V2I Connectivity-Based Dynamic Queue-Jump Lane for Emergency Vehicles: A Deep Reinforcement Learning Approach
This work addresses traffic congestion delays for emergency vehicles in cities, representing an incremental improvement through coordination of connected vehicles.
The paper tackled the problem of emergency vehicle (EMV) service delays due to urban traffic congestion by proposing a dynamic queue-jump lane (DQJL) system using V2I connectivity and deep reinforcement learning, resulting in approximately 15% savings in EMV passing time compared to a benchmark system.

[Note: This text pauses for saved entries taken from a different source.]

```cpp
#define POLS_HIP(call)                                                                       \
    do {                                                                                     \
        hipError_t e_ = (call);                                                              \
        if (e_ != hipSuccess)                                                                \
            return ::pols::fail(POLS_ERR_HIP, "%s failed: %s (%s:%d)", #call, hipGetErrorString(e_), \
// ... 64 lines not shown
    AbsorbIds,
    AbsorbIndex,
    AbsorbCats,
    AbsorbMoments,
    AbsorbOut,
    Absorb2Ids,
    Absorb2Order,
    Absorb2Index,
    Absorb2Cats,
    Absorb2Cols,
    Absorb2Moments,
    Absorb2Out,
    GlsarMoments,
    GlsarState,
    GlsarOut,
    RandomEffectsIds,
    RandomEffectsIndex,
    RandomEffectsCats,
    RandomEffectsMoments,
    RandomEffectsOut,
    Count
};

struct TimedLaunch {
    hipEvent_t start, stop;
};

enum class RollingEngine {
    Auto,
    Chunk,
    Halo,
    NoCompact,
    HaloWave,
    Scatter,
};
enum class RlsEngine {
    Auto,
    Seq,
    Scan,
    Chunk,
    Halo,
};

struct Options {
    bool timeline = false;
    bool k1_noocc4 = false;
    bool k1_nofast = false;
    bool k1_notiny = false;
    bool k1_norc1 = false;
    bool k1_shape_team = false;
    bool k1_shape_wave = false;
    bool k1_f64_team256 = false;
    bool no_classes = false;
    bool kg_single_buffer = false;
    bool predict_loop = false;
    bool kg_noyv = false;
    int k1_passes = 0;
    int k1t_rc4 = -1;
    int k1t_sub8 = -1;
    int static_engine = 0;
    RlsEngine rls_engine = RlsEngine::Auto;
    int rls_early = 0;
    int rls_spin_limit = -1;
    RollingEngine rolling_engine = RollingEngine::Auto;
    int k1_engine = 0;
    int k9_take = 0;
    int k1_nt_loads = -1;
    bool no_split = false;
    bool k2_noprefetch = false;
    bool k1_noedge = false;
    int k1t_sub32 = -1;
    int k1_persist_sub = 0;
    int k1_persist = -1;
    bool debug_skip_fixup = false;
    bool k1_rc2_wide = true;
    int seg_target = 0;
    int k4p_lps = 0;
    int k1_wg = 0;
    int rlm_engine = 0;
    int glm_engine = 0;
    int absorb2_route = 0;
    int random_effects_route = 0;
    int k1_xcd = 0;
};
void options_from_env(Options &o);
bool options_set(Options &o, const char *key, const char *value);

}

struct pols_ctx {
    int device = 0;
    hipStream_t own_stream = nullptr;
    hipStream_t stream = nullptr;
    hipEvent_t switch_event = nullptr;
    int num_cus = 0;
    pols::DeviceBuffer work[(int)pols::Work::Count];
    pols::Options opt;
    bool timing = false;
    int timing_stride = 1;
    int timing_tick = 0;
    bool timing_open = false;
    std::vector<pols::TimedLaunch> timed;
    size_t timed_used = 0;
    std::string last_kernel;
    pols::CachedTable offsets;
    const int64_t *offs_host = nullptr;
    uint64_t offs_generation = 0;
    std::vector<int64_t> offs_copy;
    int64_t offs_n = -1;
    uint64_t offs_sum = 0;
    uint64_t offs_id = 0;
    struct PinnedSlot { void *ptr = nullptr; size_t cap = 0; hipEvent_t done = nullptr; bool busy = false; };
    PinnedSlot pinned[4];
    int pinned_next = 0;
    int64_t offs_max_rows = 0;
    int64_t offs_min_rows = 0;
    int64_t offs_hist_cnt[48] = {0}, offs_hist_rows[48] = {0};
    int32_t offs_small_mask = 0;
    int64_t offs_tail_group = -1;
    int64_t offs_wave_overflow = 0;
    int32_t *fb_flag = nullptr;
    int32_t epoch = 0;
    bool offs_aligned[2] = {false, false};
    struct : pols::CachedTable { uint64_t offs_id = 0; int64_t n_groups = -1, n_rows = -1, mp = -1, n_chunks = 0; int32_t chunk_len = 0; } chunk_cache;
    struct : pols::CachedTable { uint64_t offs_id = 0; int64_t n_groups = -1, n_rows = -1, tile_rows = 0, n_tiles = 0; } k3c;
    struct : pols::CachedTable { uint64_t offs_id = 0; int64_t n_groups = -1, n_rows = -1, tile_rows = 0; } k3h;
    struct : pols::CachedTable { uint64_t offs_id = 0; int64_t cut[3] = {0, 0, 0}, n[4] = {0, 0, 0, 0}; int n_cut = 0;
                                 std::vector<int32_t> host_last; } class_cache;
    struct : pols::CachedTable { uint64_t offs_id = 0; int64_t n_groups = -1, n_rows = -1, seg_target = 0, n_seg = 0, max_len = 0, max_seg = 0, class_key = 0, n_items = 0; size_t nz2 = 0; bool nulls = false; } seg_cache[2];
    struct : pols::CachedTable { uint64_t offs_id = 0; int64_t n_groups = -1, n_rows = -1; } start_flags;
    pols::DeviceBuffer k3c_gran;
    unsigned long long k3c_epoch = 0;
    pols::DeviceBuffer k4c_fix;
    uint64_t k4c_fix_turn = 0;
};

namespace pols {

int grow(DeviceBuffer &b, size_t bytes, void **out, bool *fresh = nullptr);
int grow(CachedTable &t, size_t bytes, void **out);
int ensure_scratch(pols_ctx *ctx, Work w, size_t bytes, void **out);
int upload_offsets(pols_ctx *ctx, const int64_t *offs, int64_t n_groups, const int64_t **d_offs, int64_t *max_rows,
                   uint64_t generation = 0);
int upload_small(pols_ctx *ctx, void *dst_device, const void *src, size_t bytes);
void timing_begin(pols_ctx *ctx);
void timing_end(pols_ctx *ctx);
bool timing_pair(pols_ctx *ctx, hipEvent_t *start, hipEvent_t *stop);
int report_timeline(pols_ctx *ctx, const unsigned long long *d_dbg, int64_t n_groups, int n_stamps, const char *name);

inline size_t dtype_size(int dtype) { return dtype == POLS_F32 ? 4 : 8; }
inline size_t round256(size_t b) { return (b + 255) & ~(size_t)255; }

struct OncePerDevice {
    std::atomic<uint64_t> mask{0};
    bool needed(int device) const { return (mask.load(std::memory_order_acquire) & (1ull << (device & 63))) == 0; }
    void done(int device) { mask.fetch_or(1ull << (device & 63), std::memory_order_release); }
};

#if defined(__HIPCC__)

template <int CTRL, int ROW_MASK>
__device__ __forceinline__ int dpp_mov(int v) {
    return __builtin_amdgcn_update_dpp(0, v, CTRL, ROW_MASK, 0xf, false);
}

template <int CTRL, int ROW_MASK = 0xf>
__device__ __forceinline__ float dpp_get(float v) {
    return __int_as_float(dpp_mov<CTRL, ROW_MASK>(__float_as_int(v)));
}

template <int CTRL, int ROW_MASK = 0xf>
__device__ __forceinline__ double dpp_get(double v) {
    const long long b = __double_as_longlong(v);
    const int lo = dpp_mov<CTRL, ROW_MASK>((int)(b & 0xffffffffLL));
    const int hi = dpp_mov<CTRL, ROW_MASK>((int)(b >> 32));
    return __longlong_as_double(((long long)hi << 32) | (unsigned int)lo);
}

template <typename T>
__device__ __forceinline__ T wave_sum_row3(T v) {
    v += dpp_get<0xB1>(v);
    v += dpp_get<0x4E>(v);
    v += dpp_get<0x141>(v);
    v += dpp_get<0x140>(v);
    v += dpp_get<0x142, 0xa>(v);
    v += dpp_get<0x143, 0xc>(v);
    return v;
}

__device__ __forceinline__ void pair_halves(float &a, float b) {
    const auto r = __builtin_amdgcn_permlane32_swap(__float_as_uint(a), __float_as_uint(b), false, false);
    a = __uint_as_float(r[0]) + __uint_as_float(r[1]);
}
__device__ __forceinline__ void pair_halves(double &a, double b) {
    const unsigned long long ba = __double_as_longlong(a), bb = __double_as_longlong(b);
    const auto lo = __builtin_amdgcn_permlane32_swap((unsigned)ba, (unsigned)bb, false, false);
    const auto hi = __builtin_amdgcn_permlane32_swap((unsigned)(ba >> 32), (unsigned)(bb >> 32), false, false);
    a = __longlong_as_double(((unsigned long long)hi[0] << 32) | lo[0]) +
        __longlong_as_double(((unsigned long long)hi[1] << 32) | lo[1]);
}
__device__ __forceinline__ void pair_rows(float &a, float b) {
    const auto r = __builtin_amdgcn_permlane16_swap(__float_as_uint(a), __float_as_uint(b), false, false);
    a = __uint_as_float(r[0]) + __uint_as_float(r[1]);
}
__device__ __forceinline__ void pair_rows(double &a, double b) {
    const unsigned long long ba = __double_as_longlong(a), bb = __double_as_longlong(b);
    const auto lo = __builtin_amdgcn_permlane16_swap((unsigned)ba, (unsigned)bb, false, false);
    const auto hi = __builtin_amdgcn_permlane16_swap((unsigned)(ba >> 32), (unsigned)(bb >> 32), false, false);
    a = __longlong_as_double(((unsigned long long)hi[0] << 32) | lo[0]) +
        __longlong_as_double(((unsigned long long)hi[1] << 32) | lo[1]);
}
template <typename T>
__device__ __forceinline__ T row_allreduce(T v) {
// ... 95 lines not shown
```

polars_ols_amd/csrc/k8_wide.hip:

```cpp
#include "k8_wide.hpp"
#include "fix_solvers.inl"
#include "k1m_kernel.inl"
#include "k7_stats.hpp"

namespace pols {

constexpr int WG_TS = 64;
constexpr int WG_RS = 65;

template <typename T>
__device__ __forceinline__ double wide_z(const WideArgs &a, const void *colp, int z, int64_t r) {
    const int ku = a.k_user, kt = a.kt;
    if (z < ku) return (double)null_fill<T>(a.null_policy, static_cast<const T *>(colp)[r]);
    if (z >= kt) return (double)null_fill<T>(a.null_policy, static_cast<const T *>(a.ycols ? a.ycols[z - kt] : a.y)[r]);
    if (z == kt - 1 && ku != kt) return 1.0;
    return 0.0;
}

template <typename T>
__global__ void __launch_bounds__(256) wide_rowmask_kernel(const WideArgs a) {
    __shared__ int cnt_s;
    const int64_t g = blockIdx.x;
    const int64_t s = a.offs[g], e = a.offs[g + 1];
    const int pol = a.null_policy;
    if (threadIdx.x == 0) cnt_s = 0;
    __syncthreads();
    int cnt = 0;
    for (int64_t r = s + threadIdx.x; r < e; r += 256) {
        bool fit = true;
        if (null_checks_y(pol)) {
            const T yv = static_cast<const T *>(a.y)[r];
            fit = (yv == yv) && !(a.valid && !a.valid[r]);
            if (fit && null_checks_x(pol))
                for (int j = 0; j < a.k_user && fit; ++j) { const T xv = static_cast<const T *>(a.cols[j])[r]; fit = (xv == xv); }
        }
        a.rowmask[r] = fit ? 1 : 0;
        cnt += fit ? 1 : 0;
    }
    if (cnt) atomicAdd(&cnt_s, cnt);
    __syncthreads();
    if (threadIdx.x == 0) a.nfit[g] = (double)cnt_s;
}

int wide_rowmask_launch(pols_ctx *ctx, int dtype, const WideArgs &a) {
    if (a.n_groups == 0) return POLS_OK;
    if (dtype == POLS_F32) hipLaunchKernelGGL(wide_rowmask_kernel<float>, dim3((unsigned)a.n_groups), dim3(256), 0, ctx->stream, a);
    else hipLaunchKernelGGL(wide_rowmask_kernel<double>, dim3((unsigned)a.n_groups), dim3(256), 0, ctx->stream, a);
    POLS_HIP(hipGetLastError());
    return POLS_OK;
}

template <typename T>
__global__ void __launch_bounds__(256) wide_gram_kernel(const WideArgs a) {
    using M = Mfma16<double>;
    __shared__ double Zi[WG_TS * WG_RS], Zj[WG_TS * WG_RS];
    __shared__ double sw_s[WG_TS];
    __shared__ const void *cp_i[WG_TS], *cp_j[WG_TS];
    const int tid = threadIdx.x, lane = tid & 63, wv = tid >> 6;
    const int NZ = a.kt + wide_m(a), nt = (NZ + WG_TS - 1) / WG_TS;
    int ti = 0, rem = blockIdx.x;
    while (rem >= nt - ti) { rem -= nt - ti; ++ti; }
    const int tj = ti + rem;
    const int64_t g = blockIdx.y;
    const int64_t s = a.offs[g], e = a.offs[g + 1];
    const int64_t r_begin = s + (int64_t)blockIdx.z * a.rows_per_split;
    const int64_t r_end = min(e, r_begin + a.rows_per_split);
    if (r_begin >= r_end) return;
    if (tid < WG_TS) {
        const int zi = WG_TS * ti + tid, zj = WG_TS * tj + tid;
        cp_i[tid] = zi < a.k_user ? a.cols[zi] : nullptr;
        cp_j[tid] = zj < a.k_user ? a.cols[zj] : nullptr;
    }
    M::acc_t acc[4];
#pragma unroll
    for (int t = 0; t < 4; ++t) acc[t] = M::acc_t{0, 0, 0, 0};
    const double *ZJ = (ti == tj) ? Zi : Zj;
    for (int64_t r0 = r_begin; r0 < r_end; r0 += WG_TS) {
        const int rows_here = (int)min((int64_t)WG_TS, r_end - r0);
        __syncthreads();
        if (tid < WG_TS) {
            double swv = tid < rows_here ? (a.w ? sqrt((double)static_cast<const T *>(a.w)[r0 + tid]) : 1.0) : 0.0;
            if (a.rowmask && tid < rows_here && !a.rowmask[r0 + tid]) swv = 0.0;
            sw_s[tid] = swv;
        }
        __syncthreads();
        for (int idx = tid; idx < WG_TS * WG_TS; idx += 256) {
            const int c = idx >> 6, r = idx & 63;
            const bool in = r < rows_here;
            const int zi = WG_TS * ti + c;
            Zi[c * WG_RS + r] = (in && zi < NZ) ? wide_z<T>(a, cp_i[c], zi, r0 + r) * sw_s[r] : 0.0;
            if (ti != tj) {
                const int zj = WG_TS * tj + c;
                Zj[c * WG_RS + r] = (in && zj < NZ) ? wide_z<T>(a, cp_j[c], zj, r0 + r) * sw_s[r] : 0.0;
            }
        }
        __syncthreads();
        const int zc = lane & 15, kq = lane >> 4;
        const double *ap = Zi + (16 * wv + zc) * WG_RS + kq;
        const double *bp = ZJ + zc * WG_RS + kq;
#pragma unroll 4
        for (int rr = 0; rr < WG_TS; rr += 4) {
            const double av = ap[rr];
#pragma unroll
            for (int t = 0; t < 4; ++t) acc[t] = M::mma(av, bp[16 * t * WG_RS + rr], acc[t]);
        }
    }
    double *P = a.partial + ((size_t)blockIdx.z * a.n_groups + g) * NZ * NZ;
    const int dcol = lane & 15;
#pragma unroll
    for (int t = 0; t < 4; ++t)
#pragma unroll
        for (int reg = 0; reg < 4; ++reg) {
            const int i = WG_TS * ti + 16 * wv + (lane >> 4) + 4 * reg, j = WG_TS * tj + 16 * t + dcol;
            if (i < NZ && j < NZ) P[(size_t)i * NZ + j] = acc[t][reg];
        }
}

__global__ void __launch_bounds__(256) wide_reduce_kernel(const WideArgs a) {
    const int NZ = a.kt + wide_m(a);
    const int64_t g = blockIdx.y;
    const int64_t n = a.offs[g + 1] - a.offs[g];
    const int nsp = (int)((n + a.rows_per_split - 1) / a.rows_per_split);
    const size_t mat = (size_t)NZ * NZ;
    for (size_t q = (size_t)blockIdx.x * 256 + threadIdx.x; q < mat; q += (size_t)gridDim.x * 256) {
        int i = (int)(q / NZ), j = (int)(q - (size_t)i * NZ);
        if (i / WG_TS > j / WG_TS) { const int t = i; i = j; j = t; }
        double v = 0.0;
        for (int sp = 0; sp < nsp; ++sp) v += a.partial[((size_t)sp * a.n_groups + g) * mat + (size_t)i * NZ + j];
        a.gram[(size_t)g * mat + q] = v;
    }
}

int wide_gram_launch(pols_ctx *ctx, int dtype, const WideArgs &a) {
    const int NZ = a.kt + wide_m(a), nt = (NZ + WG_TS - 1) / WG_TS, npairs = nt * (nt + 1) / 2;
    char name[64];
    std::snprintf(name, sizeof(name), "k8_wide_gram_%s_k%d", dtype == POLS_F32 ? "f32" : "f64", a.kt);
    ctx->last_kernel = name;
    timing_begin(ctx);
    const dim3 grid((unsigned)npairs, (unsigned)a.n_groups, (unsigned)a.splits);
    if (dtype == POLS_F32) hipLaunchKernelGGL(wide_gram_kernel<float>, grid, dim3(256), 0, ctx->stream, a);
    else hipLaunchKernelGGL(wide_gram_kernel<double>, grid, dim3(256), 0, ctx->stream, a);
    const unsigned rb = (unsigned)std::min<size_t>(1024, ((size_t)NZ * NZ + 255) / 256);
    hipLaunchKernelGGL(wide_reduce_kernel, dim3(rb, (unsigned)a.n_groups), dim3(256), 0, ctx->stream, a);
    timing_end(ctx);
    POLS_HIP(hipGetLastError());
    return POLS_OK;
}

template <int NV>
__device__ __forceinline__ void wide_block_sum(double (&v)[NV], double *red, int nwaves) {
    const int lane = threadIdx.x & 63, wv = threadIdx.x >> 6;
    __syncthreads();
#pragma unroll
    for (int i = 0; i < NV; ++i) {
        const double sacc = wave_sum_row3(v[i]);
        if (lane == 63) red[i * nwaves + wv] = sacc;
    }
    __syncthreads();
#pragma unroll
    for (int i = 0; i < NV; ++i) {
        double t = 0.0;
        for (int w = 0; w < nwaves; ++w) t += red[i * nwaves + w];
        v[i] = t;
    }
}
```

Emergency vehicle (EMV) service is a key function of cities and is exceedingly challenging due to urban traffic congestion. A main reason behind EMV service delay is the lack of communication and cooperation between vehicles blocking EMVs. In this paper, we study the improvement of EMV service under V2I connectivity. We consider the establishment of dynamic queue jump lanes (DQJLs) based on real-time coordination of connected vehicles. We develop a novel Markov decision process formulation for the DQJL problem, which explicitly accounts for the uncertainty of drivers' reaction to approaching EMVs. We propose a deep neural network-based reinforcement learning algorithm that efficiently computes the optimal coordination instructions. We also validate our approach on a micro-simulation testbed using Simulation of Urban Mobility (SUMO). Validation results show that with our proposed methodology, the centralized control system saves approximately 15\% EMV passing time than the benchmark system.